I felt another surge of communication from the Sola, this time directed as much at Maya as at me. Through our shared connection, I could sense her awareness of Maya’s presence, her appreciation for the human woman’s careful attention and scientific curiosity.

She chose well, the Sola projected, and I realized she was referring to Maya. The bridge-builder understands the value of questions over answers.

“She likes you,” I told Maya. “She appreciates your scientific approach, your willingness to learn rather than just demand results.”

Maya smiled, her cheeks flushing slightly pink. “Tell her the feeling is mutual. This is the most fascinating research opportunity I’ve ever encountered.”

As the day progressed, I began to understand why the ancient Sola had chosen me, specifically, as her lord.

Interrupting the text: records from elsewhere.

struct RowMoveDesc {
    const double* src;
    double* dst;
    const int32_t* idx;
    int64_t lds, ldd;
    int32_t cnt, ncols;
    int32_t mode, pad;
};
__global__ void __launch_bounds__(256) row_move_kernel(const RowMoveDesc* __restrict__ descs)
{
    const RowMoveDesc d = descs[blockIdx.y];
    gcp src = (gcp)d.src;
    gp dst = (gp)d.dst;
    const int lane = threadIdx.x & 63;
    for (int g = blockIdx.x * 4 + (threadIdx.x >> 6); g < d.cnt; g += gridDim.x * 4) {
        const int j = d.idx[g];
        if (d.mode == 0) {
            for (int c = lane; c < d.ncols; c += 64) dst[(int64_t)g * d.ldd + c] = src[(int64_t)j * d.lds + c];
        } else if (d.mode == 1) {
            for (int c = lane; c < d.ncols; c += 64) dst[(int64_t)j * d.ldd + c] = src[(int64_t)g * d.lds + c];
        } else {
            for (int c = lane; c < d.ncols; c += 64) dst[(int64_t)j * d.ldd + c] = 0.0;
        }
    }
}
__global__ void __launch_bounds__(256) j_scatter_kernel(const RowMoveDesc* __restrict__ descs)
{
    const RowMoveDesc d = descs[blockIdx.y];
    gcp src = (gcp)d.src;
    gp dst = (gp)d.dst;
    const int lane = threadIdx.x & 63;
    for (int g = blockIdx.x * 4 + (threadIdx.x >> 6); g < d.cnt; g += gridDim.x * 4) {
        const int j = d.idx[g];
        for (int h = lane; h < d.cnt; h += 64) dst[(int64_t)j * d.ldd + d.idx[h]] = src[(int64_t)g * d.lds + h];
    }
}

struct PairDesc {
    double* W;
    int64_t ld;
    int32_t nv, len;
};
__global__ void __launch_bounds__(256) embed_pairs_kernel(const PairDesc* __restrict__ descs)
{
    const PairDesc d = descs[blockIdx.y];
    gp W = (gp)d.W;
    const int lane = threadIdx.x & 63;
    for (int a = blockIdx.x * 4 + (threadIdx.x >> 6); a < d.nv / 2; a += gridDim.x * 4) {
        gp e = W + (int64_t)(2 * a) * d.ld, o = e + d.ld;
        for (int j = lane; j < d.len / 2; j += 64) {
            const double x = 0.5 * (e[2 * j] + o[2 * j + 1]), y = 0.5 * (o[2 * j] - e[2 * j + 1]);
            e[2 * j] = x;
            e[2 * j + 1] = -y;
            o[2 * j] = y;
            o[2 * j + 1] = x;
        }
    }
}

struct LqDesc {
    double* Wq;
    double* Jc;
    double* Wc;
    double* Cq2;
    double* sig2;
    double* bad;
    double thr2;
    int32_t rp, kp, k, r0;
    int32_t cplx, jrec;
    double* Ws;
    double* G;
    double* dev;
    double* sigo;
    const int32_t* idx;
};
constexpr double JREC_BOUND = 2e-11;
constexpr int JREC_NB = 128;
__global__ void __launch_bounds__(256) lq_pack_kernel(const LqDesc* __restrict__ descs)
{
    const LqDesc d = descs[blockIdx.y];
    gcp Jc = (gcp)d.Jc;
    gp C = (gp)d.Cq2;
    const int lane = threadIdx.x & 63;
    for (int i = blockIdx.x * 4 + (threadIdx.x >> 6); i < d.k; i += gridDim.x * 4) {
        for (int c = lane; c < d.k; c += 64) {
            double v;
            if (i < d.r0) {
                if (c < d.r0 && d.jrec) continue;
                v = c < d.r0 ? Jc[(int64_t)i * d.rp + c] : 0.0;
            } else v = c == i ? 1.0 : 0.0;
            C[(int64_t)i * d.k + c] = v;
        }
    }
}
__global__ void __launch_bounds__(256) lq_rows_kernel(const LqDesc* __restrict__ descs)
{
    const LqDesc d = descs[blockIdx.y];
    gcp Wq = (gcp)d.Wq;
    gp Jc = (gp)d.Jc;
    const int lane = threadIdx.x & 63;
    for (int i = blockIdx.x * 4 + (threadIdx.x >> 6); i < d.r0; i += gridDim.x * 4) {
        double s = 0.0;
        for (int c = lane; c < d.r0; c += 64) {
            const double v = Wq[(int64_t)i * d.rp + c];
            s += v * v;
        }
#pragma unroll
        for (int o = 32; o > 0; o >>= 1) s += __shfl_xor(s, o);
        const double sg = sqrt(s);
        if (lane == 0) {
            ((gp)d.sig2)[i] = sg;
            if (!(sg > 0.0)) *(gp)d.bad = 1.0;
            if (d.jrec && !(sg * sg > d.thr2)) *(gp)d.bad = 1.0;
        }
        const double inv = sg > 0.0 ? 1.0 / sg : 0.0;
        for (int c = lane; c < d.r0; c += 64) Jc[(int64_t)i * d.rp + c] = Wq[(int64_t)i * d.rp + c] * inv;
        if (d.jrec) {
            gp Ws = (gp)d.Ws;
            const double inv2 = inv * inv;
            for (int c = lane; c < d.r0; c += 64) Ws[(int64_t)i * d.r0 + c] = Wq[(int64_t)i * d.rp + c] * inv2;
        }
    }
}
__global__ void __launch_bounds__(256) jrec_check_kernel(const LqDesc* __restrict__ descs)
{
    const LqDesc d = descs[blockIdx.y];
    if (!d.jrec) return;
    gcp G = (gcp)d.G;
    const int lane = threadIdx.x & 63;
    double mx = 0.0;
    bool nan = false;
    for (int i = blockIdx.x * 4 + (threadIdx.x >> 6); i < d.r0; i += gridDim.x * 4) {
        for (int c = i / JREC_NB * JREC_NB + lane; c < d.r0; c += 64) {
            const double v = fabs(G[(int64_t)i * d.r0 + c] - (c == i ? 1.0 : 0.0));
            nan = nan || !(v == v);
            mx = fmax(mx, v);
        }
    }
#pragma unroll
    for (int o = 32; o > 0; o >>= 1) mx = fmax(mx, __shfl_xor(mx, o));
    nan = __any(nan);
    if (lane == 0) {
        if (nan) mx = __builtin_huge_val();
        atomicMax((unsigned long long*)d.dev, (unsigned long long)__double_as_longlong(mx));
        if (!(mx <= JREC_BOUND)) *(gp)d.bad = 1.0;
    }
}
__global__ void __launch_bounds__(256) lq_check_kernel(const LqDesc* __restrict__ descs)
{
    const LqDesc d = descs[blockIdx.y];
    gcp Jc = (gcp)d.Jc;
    const int lane = threadIdx.x & 63;
    const int wid = blockIdx.x * 4 + (threadIdx.x >> 6), nw = gridDim.x * 4;
    for (int i0 = 0; i0 < d.r0; i0 += 64) {
        bool fl = false;
        if (i0 + lane < d.r0) {
            const double sg = ((gcp)d.sig2)[i0 + lane];
            fl = !(sg * sg > d.thr2);
        }
        unsigned long long msk = __ballot(fl);
        while (msk) {
            const int i = i0 + __ffsll((long long)msk) - 1;
            msk &= msk - 1;
            double worst = 0.0;
            for (int j = wid; j < d.r0; j += nw) {
                if (j == i) continue;
                double t = 0.0;
                for (int c = lane; c < d.r0; c += 64) t = fma(Jc[(int64_t)i * d.rp + c], Jc[(int64_t)j * d.rp + c], t);
#pragma unroll
                for (int o = 32; o > 0; o >>= 1) t += __shfl_xor(t, o);
                worst = fmax(worst, fabs(t));
            }
            if (lane == 0 && !(worst <= 1e-12)) *(gp)d.bad = 1.0;
        }
    }
}
__global__ void __launch_bounds__(256) lq_unpack_kernel(const LqDesc* __restrict__ descs)
{
    const LqDesc d = descs[blockIdx.y];
    gcp C = (gcp)d.Cq2;
    gp Wc = (gp)d.Wc;
    const int lane = threadIdx.x & 63;
    for (int i = blockIdx.x * 4 + (threadIdx.x >> 6); i < d.r0; i += gridDim.x * 4) {
        const double sg = ((gcp)d.sig2)[i];
        const double sm = d.cplx ? fmax(sg, ((gcp)d.sig2)[i ^ 1]) : sg;
        double f = sm * sm > d.thr2 ? sg : 0.0;
        double n2 = 0.0;
        for (int c = lane; c < d.k; c += 64) n2 = fma(C[(int64_t)i * d.k + c], C[(int64_t)i * d.k + c], n2);
#pragma unroll
        for (int o = 32; o > 0; o >>= 1) n2 += __shfl_xor(n2, o);
        if (lane == 0) ((gp)d.sigo)[d.idx[i]] = n2 > 0.0 ? f : 0.0;
        f = n2 > 0.0 ? f / sqrt(n2) : 0.0;
        for (int c = lane; c < d.kp; c += 64) Wc[(int64_t)i * d.kp + c] = c < d.k ? f * C[(int64_t)i * d.k + c] : 0.0;
    }
}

It wasn’t despite my retained memories that she’d selected me—it was because of them.

She needed someone who understood loss, who carried the weight of grief and regret, because she herself had been shaped by millennia of accumulated sorrow.

My experience with losing Pira and Jorik, my understanding of what it meant to be responsible for others’ wellbeing, my knowledge of how failure could haunt someone for years, had apparently made me uniquely suited to bond with a consciousness that had watched civilizations rise and fall, that had seen technologies discovered and lost, that had experienced the loneliness of being the sole keeper of forgotten wisdom.

You understand, she confirmed when I shared this insight with her. You know what it means to carry weight that others cannot see. To be responsible for what was lost.

“But I failed them,” I said aloud, my voice barely a whisper. “I couldn’t protect the people I loved.”